Его слова окатывают её волной гнева, который быстро сменяется смертельным ужасом. Разве бывают такие совпадения? Только что она проснулась от кошмарного сна, и тут же как по заказу её муж отправляется в самый эпицентр бури.
— Прошу тебя, успокойся, — отрезвляюще проговорил Эймонд, заключая лицо жены жены в ладони. — Войны нет, всё пока спокойно.
— Ты меня не слышишь?! — взревела Анариель, толкая мужа. — Я видела твои мучения!

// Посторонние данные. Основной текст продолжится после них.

# jameshball/kidney-diffusion

Measured on AMD Instinct MI355X. Metric: denoising-steps/sec (64->256 SR UNet, bs16), higher is better.
Workload: dtype f32

## Files before the change

### include/kd_engine.h

```cpp
#ifndef KD_ENGINE_H
#define KD_ENGINE_H

#include <stddef.h>
#include <stdint.h>

#ifdef __cplusplus
extern "C" {
#endif

#define KD_MAX_LEVELS 8

const char* kd_last_error(void);
#define KD_ENGINE_ABI_VERSION 2
int kd_version(void);
const char* kd_build_id(void);

typedef struct kd_unet_config {
  int dim;
  int num_levels;
  int dim_mults[KD_MAX_LEVELS];
  int num_resnet_blocks[KD_MAX_LEVELS];
  int layer_attns[KD_MAX_LEVELS];
  int layer_cross_attns[KD_MAX_LEVELS];
  int cond_dim;
  int channels;
  int cond_images_channels;
  int lowres_cond;
  int memory_efficient;
  int init_conv_to_final_conv_residual;
  int cond_on_text;
  int text_tokens;
  int attn_heads;
  int attn_dim_head;
  int ff_mult_x2;
  int num_time_tokens;
  int sinu_dim;
  int resnet_groups;
  int attend_at_middle;
  int use_gca;
  int batch;
  int image_size;
  int conv_algo;
  int attn_qk_norm;
  int downsample_conv4;
  int mid_attn_plain;
  int wino_slice_mb;
  int wino43_min_cin;
  int gemm_bf16x3;
  int x3_linear;
  int wino4_max_images;
} kd_unet_config_t;

typedef struct kd_param {
  const char* name;
  const float* d_data;
  int64_t numel;
} kd_param_t;

typedef struct kd_unet kd_unet_t;

int kd_unet_create(const kd_unet_config_t* cfg, const kd_param_t* params, int n_params,
                   kd_unet_t** out);
int kd_unet_create_shared(const kd_unet_config_t* cfg, const kd_param_t* params, int n_params,
                          const kd_unet_t* share_with, kd_unet_t** out);
int kd_unet_create_self_cond(const kd_unet_config_t* cfg, const kd_param_t* params, int n_params,
                             const kd_unet_t* share_with, int self_cond, kd_unet_t** out);
typedef struct kd_unet_ext {
  int self_cond;
  int use_linear_attn[KD_MAX_LEVELS];
  int use_linear_cross_attn[KD_MAX_LEVELS];
  int cross_embed_downsample;
  int upsample_nearest;
} kd_unet_ext_t;
int kd_unet_create_ext(const kd_unet_config_t* cfg, const kd_param_t* params, int n_params, const kd_unet_t* share_with,
                       const kd_unet_ext_t* ext, kd_unet_t** out);
typedef struct kd_unet_ext2 {
  int combine_upsample_fmaps;
} kd_unet_ext2_t;
int kd_unet_create_ext2(const kd_unet_config_t* cfg, const kd_param_t* params, int n_params, const kd_unet_t* share_with,
                        const kd_unet_ext_t* ext, const kd_unet_ext2_t* ext2, kd_unet_t** out);
typedef struct kd_unet_ext3 {
  int layer_attns_depth[KD_MAX_LEVELS];
} kd_unet_ext3_t;
int kd_unet_create_ext3(const kd_unet_config_t* cfg, const kd_param_t* params, int n_params, const kd_unet_t* share_with,
                        const kd_unet_ext_t* ext, const kd_unet_ext2_t* ext2, const kd_unet_ext3_t* ext3, kd_unet_t** out);
void kd_unet_destroy(kd_unet_t* u);
int64_t kd_unet_hbm_bytes(const kd_unet_t* u);
int64_t kd_unet_weight_bytes(const kd_unet_t* u);
int64_t kd_unet_macs(const kd_unet_t* u);
int64_t kd_unet_mfma_macs(const kd_unet_t* u);
int64_t kd_unet_mfma_bf16_macs(const kd_unet_t* u);
int kd_unet_num_launches(const kd_unet_t* u);
int kd_unet_num_cond_launches(const kd_unet_t* u);
float kd_unet_cond_table_build_ms(kd_unet_t* u, int* rows, int* runs);
int64_t kd_unet_cond_table_refused_bytes(const kd_unet_t* u);
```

Я не вынесу этого! Не вынесу!
В её жилах вскипает обжигающее отчаяние, она заполняет всё её существо, точно вода из стремительно тающей глыбы льда. Она так долго его подавляла, что теперь, дав ему волю, ощущает безудержную грусть.
В голову начали лезть странные мысли: в этом замке она словно отрезана от мира, и опереться тут не на кого. Все сведения о внешнем мире она получает, подслушав болтовню придворных, через десятые руки, поэтому никак не может определить, какая часть услышанного является правдой. Конечно, в замке есть родные ей люди, но все они изменники. И хоть она и ненавидит себя за подобные мысли, она не уверена, что может им доверять.
Она забилась в истерике, мейстеры пришли как раз вовремя, и заставив её выпить макового молока, по велению мужа, её дыхание нормализовалось, а глаза предательски закрылись.
Осенний лес окружал ее. Матово-серое небо лежало на ветвях елей и тополей. Листва под ногами поблекла и пожухла — дни бабьего лета миновали, и золотисто-бурый ковер хранил влагу осенних дождей. Плотная, мягкая слежавшаяся подстилка поглощала шум ее шагов, пружинила, приглашая пробежаться. Анариель брела, не откликаясь на этот призыв, касаясь ладонью засыпающих деревьев, тревожа своей тоской их дремоту.